The deployed model is now accessible through the API endpoint of the model server. The information about the endpoint is different, depending on how you configured the model server.

As in this example, you have exposed the model externally through a route, click on the "Internal and external endpoint details" link in the Inference endpoint section. A popup will display the address for the url and the External (can be accessed from inside or outside the cluster) for the inference endpoints as shown below:

Successfully Deployed Model Inference endpoints Info

Notes:

  • The internal URL displayed is only the base address of the endpoint of the following format: https://name-of-your-model.name-of-your-project-namespace.svc.cluster.local that is accessible only within your cluster locally.

  • The External Inference endpoint displays the full URL of the following format: https://name-of-your-model-name-of-your-project.apps.shift.nerc.mghpcc.org that you can be easily accessed from outside the cluster.

  • Get the Authorization Token for your deployed model by clicking on arrow icon to the left of your deployed model name i.e. "granite". Your Authorization Token is located at the "Token authentication" section under "Token secret", you can just copy the token i.e. YOUR_BEARER_TOKEN directly from the UI.

Now that you have the URL and Authorization Token, you can try querying the model endpoint. We will try multiple queries.

/v1/models

Let's start with the simplest query, the /v1/models API endpoint. This endpoint just returns information about the models being served, I use it to simply see if the model can accept a request and return with some information:

curl -k -X GET https://<url>/v1/models -H "Authorization: Bearer YOUR_BEARER_TOKEN"

Running this command should return an output similar to the below output:

{"object":"list","data":[{"id":"granite","object":"model","created":1743010793,"owned_by":"vllm","root":"/mnt/models","parent":null,"max_model_len":4096,"permission":[{"id":"modelperm-09f199065a2846ec8bbfabea78f72349","object":"model_permission","created":1743010793,"allow_create_engine":false,"allow_sampling":true,"allow_logprobs":true,"allow_search_indices":false,"allow_view":true,"allow_fine_tuning":false,"organization":"*","group":null,"is_blocking":false}]}]}

v1/completions

Now that we know that works, let's test whether the /v1/completions API endpoint works. This endpoint takes a text prompt and returns a completed text response.

curl -k -X POST https://<url>/v1/completions \
    -H "Content-Type: application/json" -H "Authorization: Bearer YOUR_BEARER_TOKEN" \
    -d '{
        "model": "name-of-your-model",
        "prompt": "San Francisco is a",
        "max_tokens": 7,
        "temperature": 0.7
    }'

Running this command should return an output similar to the following:

{"id":"cmpl-40be2aa235c94f38a3b6161c6b93b59c","object":"text_completion","created":1743011184,"model":"granite","choices":[{"index":0,"text":" city known for its diverse population","logprobs":null,"finish_reason":"length","stop_reason":null,"prompt_logprobs":null}],"usage":{"prompt_tokens":4,"total_tokens":11,"completion_tokens":7}}

You can see within "text" the completed response "San Francisco is a... city known for its diverse population".
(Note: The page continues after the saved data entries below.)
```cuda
__device__ __forceinline__ void sincos_0_2pi(float theta, float& sn, float& cs) {
  const float t = __fmaf_rn(theta, 0.6366197723675814f, 12582912.0f);
  const int j = __float_as_int(t);
  const float jf = __fsub_rn(t, 12582912.0f);
  float r = __fmaf_rn(jf, -1.5707962512969971f, theta);
  r = __fmaf_rn(jf, -7.549789415861596e-08f, r);
  const float r2 = __fmul_rn(r, r);
  float ps = __fmaf_rn(r2, -1.9515295891e-4f, 8.3321608736e-3f);
  ps = __fmaf_rn(ps, r2, -1.6666654611e-1f);
  const float s = __fmaf_rn(__fmul_rn(ps, r2), r, r);
  float pc = __fmaf_rn(r2, 2.443315711809948e-5f, -1.388731625493765e-3f);
  pc = __fmaf_rn(pc, r2, 4.166664568298827e-2f);
  const float c = __fmaf_rn(__fmul_rn(pc, r2), r2, __fmaf_rn(r2, -0.5f, 1.0f));
  const bool swap = j & 1;
  const float a = swap ? c : s, b = swap ? s : c;
  sn = (j & 2) ? -a : a;
  cs = ((j + 1) & 2) ? -b : b;
}

__device__ __forceinline__ void mt_box_muller(uint32_t a, uint32_t b, float& zc, float& zs) {
  const float u1 = (float)(mt_temper(a) & 0xffffffu) * (1.0f / 16777216.0f);
  const float u2 = (float)(mt_temper(b) & 0xffffffu) * (1.0f / 16777216.0f);
  float radius;
  asm("sqrt.approx.ftz.f32 %0, %1;" : "=f"(radius) : "f"(-2.0f * logf(1.0f - u1)));
  const float theta = (float)(6.283185307179586 * (double)u2);
  float sn, cs;
  sincos_0_2pi(theta, sn, cs);
  zc = radius * cs;
  zs = radius * sn;
}

template <int ID, int COUNT>
__device__ __forceinline__ void mt_bar_sync() {
  asm volatile("bar.sync %0, %1;" ::"n"(ID), "n"(COUNT) : "memory");
}
template <int ID, int COUNT>
__device__ __forceinline__ void mt_bar_arrive() {
  asm volatile("bar.arrive %0, %1;" ::"n"(ID), "n"(COUNT) : "memory");
}

constexpr int MT_ROUND = 4;
constexpr int MT_RING = 2 * MT_ROUND;
constexpr int MT_ITEMS = MT_ROUND * MT_N / 8;
constexpr int MT_PRODUCERS = 256;
constexpr int MT_CONSUMERS = (MT_ITEMS + 31) / 32 * 32;
constexpr int MT_THREADS = MT_PRODUCERS + MT_CONSUMERS;
constexpr int MT_BAR_PROD = 1, MT_BAR_FULL = 2, MT_BAR_EMPTY = 4;

__device__ __forceinline__ void mt_normal_segment(uint32_t* __restrict__ ring, const int tid,
                                                  const uint32_t* __restrict__ states, const int q,
                                                  unsigned long long L, unsigned long long offset,
                                                  unsigned long long n, float* __restrict__ z) {
  const unsigned long long seg_begin = (unsigned long long)q * L;
  const unsigned long long lo = max(seg_begin, offset);
  const unsigned long long hi = min(seg_begin + L, offset + n);
  if (lo >= hi) return;
  const int lo_rel = (int)(lo - seg_begin), hi_rel = (int)(hi - seg_begin);
  const int rounds = ((hi_rel + MT_N - 1) / MT_N + MT_ROUND - 1) / MT_ROUND;
  if (tid < MT_PRODUCERS) {
    constexpr int W = MT_N - MT_M;
    const uint32_t* w = states + (size_t)q * MT_N;
    uint32_t* start = ring + (MT_RING - 1) * MT_N;
    for (int t = tid; t < MT_N; t += MT_PRODUCERS) start[t] = w[t];
    mt_bar_sync<MT_BAR_PROD, MT_PRODUCERS>();
    for (int r = 0; r < rounds; ++r) {
      if (r >= 2) {
        if (r & 1) mt_bar_sync<MT_BAR_EMPTY + 1, MT_THREADS>();
        else mt_bar_sync<MT_BAR_EMPTY, MT_THREADS>();
      }
      for (int i = 0; i < MT_ROUND; ++i) {
        const int b = r * MT_ROUND + i;
        const uint32_t* cur = ring + ((b + MT_RING - 1) % MT_RING) * MT_N;
        uint32_t* nxt = ring + (b % MT_RING) * MT_N;
        if (tid < W) nxt[tid] = mt_twist(cur[tid], cur[tid + 1], cur[tid + MT_M]);
        mt_bar_sync<MT_BAR_PROD, MT_PRODUCERS>();
        if (tid < W) nxt[W + tid] = mt_twist(cur[W + tid], cur[W + tid + 1], nxt[tid]);
        mt_bar_sync<MT_BAR_PROD, MT_PRODUCERS>();
        if (tid < MT_N - 2 * W) {
          const int k = 2 * W + tid;
          const uint32_t c = (k + 1 < MT_N) ? cur[k + 1] : nxt[0];
          nxt[k] = mt_twist(cur[k], c, nxt[k - W]);
        }
        mt_bar_sync<MT_BAR_PROD, MT_PRODUCERS>();
      }
      if (r & 1) mt_bar_arrive<MT_BAR_FULL + 1, MT_THREADS>();
      else mt_bar_arrive<MT_BAR_FULL, MT_THREADS>();
    }
  } else {
    const int c = tid - MT_PRODUCERS;
    const int blk = c / (MT_N / 8), item = c % (MT_N / 8);
    const int word = 16 * (item >> 1) + 4 * (item & 1);
    const long long seg_to_z = (long long)seg_begin - (long long)offset;
    const bool vec = ((reinterpret_cast<uintptr_t>(z) & 15) == 0);
    for (int r = 0; r < rounds; ++r) {
      if (r & 1) mt_bar_sync<MT_BAR_FULL + 1, MT_THREADS>();
      else mt_bar_sync<MT_BAR_FULL, MT_THREADS>();
      const int b = r * MT_ROUND + blk;
      const int group = b * MT_N + (word & ~15);
      if (c < MT_ITEMS && group >= lo_rel && group < hi_rel) {
        const uint32_t* x = ring + (b % MT_RING) * MT_N + word;
        const uint4 a = *reinterpret_cast<const uint4*>(x);
        const uint4 s = *reinterpret_cast<const uint4*>(x + 8);
        float4 zc, zs;
        mt_box_muller(a.x, s.x, zc.x, zs.x);
        mt_box_muller(a.y, s.y, zc.y, zs.y);
        mt_box_muller(a.z, s.z, zc.z, zs.z);
        mt_box_muller(a.w, s.w, zc.w, zs.w);
        float* zp = z + (seg_to_z + b * MT_N + word);
        if (vec) {
          *reinterpret_cast<float4*>(zp) = zc;
          *reinterpret_cast<float4*>(zp + 8) = zs;
        } else {
          zp[0] = zc.x; zp[1] = zc.y; zp[2] = zc.z; zp[3] = zc.w;
          zp[8] = zs.x; zp[9] = zs.y; zp[10] = zs.z; zp[11] = zs.w;
        }
      }
      if (r + 2 < rounds) {
        if (r & 1) mt_bar_arrive<MT_BAR_EMPTY + 1, MT_THREADS>();
        else mt_bar_arrive<MT_BAR_EMPTY, MT_THREADS>();
      }
    }
  }
}

int mt_start_states(uint64_t seed, uint64_t offset, uint64_t n, const void* table, void* workspace,
                    size_t workspace_bytes, cudaStream_t st, const char* who, int* q_lo, int* q_hi);

}
```

Before: 51.74 billion.

## Interleave two MT19937 segments per producer pass with dynamic pair scheduling

```diff
diff --git a/torchio_b200/csrc/fused_intensity.cu b/torchio_b200/csrc/fused_intensity.cu
--- a/torchio_b200/csrc/fused_intensity.cu
+++ b/torchio_b200/csrc/fused_intensity.cu
@@ -834,23 +834,37 @@
 constexpr int P1N_MARCH_THREADS = 256;
 constexpr int P1N_THREADS = P1N_MARCH_THREADS + 5 * 128;
 constexpr int P1N_BAR_SEGMENT = 6, P1N_BAR_MARCH = 7;
-constexpr int P1N_RING_FLOATS = MT_RING * MT_N + 4;
+constexpr int P1N_RING_FLOATS = 2 * MT_RING * MT_N + 4;
+
+__device__ __forceinline__ void p1n_normal_pairs(float* smem, const int tid, unsigned int* __restrict__ counters,
+                                                 const uint32_t* __restrict__ states, int q_lo, int q_hi,
+                                                 unsigned long long L, unsigned long long offset,
+                                                 unsigned long long n, float* __restrict__ z) {
+  volatile int* next_pair = reinterpret_cast<int*>(smem + 2 * MT_RING * MT_N) + 1;
+  for (;;) {
+    if (tid == MT_PRODUCERS) *next_pair = (int)atomicAdd(counters + 1, 1u);
+    mt_bar_sync<P1N_BAR_SEGMENT, MT_THREADS>();
+    const int q = q_lo + 2 * *next_pair;
+    if (q >= q_hi) break;
+    mt_normal_segments<2>(reinterpret_cast<uint32_t*>(smem), tid, states, q, L, offset, n, z);
+  }
+}
 
 template <bool HAS_BIAS>
 __global__ void __launch_bounds__(P1N_THREADS, 1)
 pass1_normals_kernel(const float* __restrict__ src, float* __restrict__ dst, int B, int C, int I, int J,
-                     int K, BlurArgs bl, BiasArgs bi, unsigned int* __restrict__ tile_counter,
+                     int K, BlurArgs bl, BiasArgs bi, unsigned int* __restrict__ counters,
                      const uint32_t* __restrict__ states, int q_lo, int q_hi, unsigned long long L,
                      unsigned long long offset, unsigned long long n, float* __restrict__ z) {
   extern __shared__ __align__(16) float smem[];
   if (threadIdx.x < P1N_MARCH_THREADS) {
     asm volatile("setmaxnreg.inc.sync.aligned.u32 152;");
     const int tid = threadIdx.x;
-    volatile int* next_tile = reinterpret_cast<int*>(smem + MT_RING * MT_N);
+    volatile int* next_tile = reinterpret_cast<int*>(smem + 2 * MT_RING * MT_N);
     const int kb_n = (K + 255) / 256, jb_n = (J + 3) / 4;
     const int tiles = kb_n * jb_n * B * C;
     for (;;) {
-      if (tid == 0) *next_tile = (int)atomicAdd(tile_counter, 1u);
+      if (tid == 0) *next_tile = (int)atomicAdd(counters, 1u);
       asm volatile("bar.sync %0, 256;" ::"n"(P1N_BAR_MARCH) : "memory");
       const int tile = *next_tile;
       if (tile >= tiles) break;
@@ -863,10 +877,8 @@
     asm volatile("setmaxnreg.dec.sync.aligned.u32 40;");
     const int tid = threadIdx.x - P1N_MARCH_THREADS;
     if (tid >= MT_THREADS) return;
-    for (int q = q_lo + blockIdx.x; q < q_hi; q += gridDim.x) {
-      mt_normal_segment(reinterpret_cast<uint32_t*>(smem), tid, states, q, L, offset, n, z);
-      mt_bar_sync<P1N_BAR_SEGMENT, MT_THREADS>();
-    }
+    if (tid < MT_PRODUCERS) p1n_normal_pairs(smem, tid, counters, states, q_lo, q_hi, L, offset, n, z);
+    else p1n_normal_pairs(smem, tid, counters, states, q_lo, q_hi, L, offset, n, z);
   }
 }
 
@@ -1180,8 +1192,8 @@
   int q_lo, q_hi;
   const size_t states_bytes = tio_randn_mt19937_workspace_bytes(offset, n);
   if (int rc = mt_start_states(seed, offset, n, table, workspace, states_bytes, st, who, &q_lo, &q_hi)) return rc;
-  unsigned int* tile_counter = reinterpret_cast<unsigned int*>((char*)workspace + states_bytes);
-  cudaMemsetAsync(tile_counter, 0, sizeof(unsigned int), st);
+  unsigned int* counters = reinterpret_cast<unsigned int*>((char*)workspace + states_bytes);
+  cudaMemsetAsync(counters, 0, 2 * sizeof(unsigned int), st);
   const int ns = coarse ? si * sj * sk : 0;
   const size_t smem = (size_t)(P1N_RING_FLOATS + 16 + (ns + 3) / 4 * 4) * sizeof(float) + (size_t)M6_PF * 256 * 16;
   const unsigned long long seg = 1ull << tio_mt::kLog2L;
@@ -1189,7 +1201,7 @@
 #define TIO_LAUNCH_P1N(BB)                                                                                   \
   do {                                                                                                       \
     cudaFuncSetAttribute(pass1_normals_kernel<BB>, cudaFuncAttributeMaxDynamicSharedMemorySize, (int)smem);  \
-    pass1_normals_kernel<BB><<<grid, P1N_THREADS, smem, st>>>(src, dst, B, C, I, J, K, bl, bi, tile_counter, \
+    pass1_normals_kernel<BB><<<grid, P1N_THREADS, smem, st>>>(src, dst, B, C, I, J, K, bl, bi, counters,     \
                                                               (const uint32_t*)workspace, q_lo, q_hi, seg,   \
                                                               offset, n, z);                                 \
     launched();                                                                                              \
diff --git a/torchio_b200/csrc/mt19937.cu b/torchio_b200/csrc/mt19937.cu
--- a/torchio_b200/csrc/mt19937.cu
+++ b/torchio_b200/csrc/mt19937.cu
@@ -80,7 +80,7 @@
 mt_normal_kernel(const uint32_t* __restrict__ states, int q_first, unsigned long long L,
                  unsigned long long offset, unsigned long long n, float* __restrict__ z) {
   __shared__ __align__(16) uint32_t ring[MT_RING * MT_N];
-  mt_normal_segment(ring, (int)threadIdx.x, states, q_first + (int)blockIdx.x, L, offset, n, z);
+  mt_normal_segments<1>(ring, (int)threadIdx.x, states, q_first + (int)blockIdx.x, L, offset, n, z);
 }
 
 constexpr uint64_t MT_L = 1ull << tio_mt::kLog2L;
diff --git a/torchio_b200/csrc/mt19937_normal.cuh b/torchio_b200/csrc/mt19937_normal.cuh
--- a/torchio_b200/csrc/mt19937_normal.cuh
+++ b/torchio_b200/csrc/mt19937_normal.cuh
@@ -67,21 +67,29 @@
 constexpr int MT_THREADS = MT_PRODUCERS + MT_CONSUMERS;
 constexpr int MT_BAR_PROD = 1, MT_BAR_FULL = 2, MT_BAR_EMPTY = 4;
 
-__device__ __forceinline__ void mt_normal_segment(uint32_t* __restrict__ ring, const int tid,
-                                                  const uint32_t* __restrict__ states, const int q,
-                                                  unsigned long long L, unsigned long long offset,
-                                                  unsigned long long n, float* __restrict__ z) {
+template <int NSEG>
+__device__ __forceinline__ void mt_normal_segments(uint32_t* __restrict__ ring, const int tid,
+                                                   const uint32_t* __restrict__ states, const int q,
+                                                   unsigned long long L, unsigned long long offset,
+                                                   unsigned long long n, float* __restrict__ z) {
+  static_assert(NSEG == 1 || NSEG == 2, "one or two segments per pass");
+  constexpr int RING1 = MT_RING * MT_N;
   const unsigned long long seg_begin = (unsigned long long)q * L;
   const unsigned long long lo = max(seg_begin, offset);
   const unsigned long long hi = min(seg_begin + L, offset + n);
   if (lo >= hi) return;
   const int lo_rel = (int)(lo - seg_begin), hi_rel = (int)(hi - seg_begin);
   const int rounds = ((hi_rel + MT_N - 1) / MT_N + MT_ROUND - 1) / MT_ROUND;
+  int hi_rel1 = 0;
+  if (NSEG == 2 && offset + n > seg_begin + L)
+    hi_rel1 = (int)(min(seg_begin + 2 * L, offset + n) - (seg_begin + L));
   if (tid < MT_PRODUCERS) {
     constexpr int W = MT_N - MT_M;
     const uint32_t* w = states + (size_t)q * MT_N;
     uint32_t* start = ring + (MT_RING - 1) * MT_N;
     for (int t = tid; t < MT_N; t += MT_PRODUCERS) start[t] = w[t];
+    if (NSEG == 2 && hi_rel1 > 0)
+      for (int t = tid; t < MT_N; t += MT_PRODUCERS) start[RING1 + t] = w[MT_N + t];
     mt_bar_sync<MT_BAR_PROD, MT_PRODUCERS>();
     for (int r = 0; r < rounds; ++r) {
       if (r >= 2) {
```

Changing API Query Parameters

You can change the temperature of the query. The temperature essentially controls the "randomness" of the model's response. The lower the temperature the more deterministic the reponse, the higher the temperature the more random/unpredictible the response. So if you set the temperature to 0, it would always return the same output since there would be no randomness.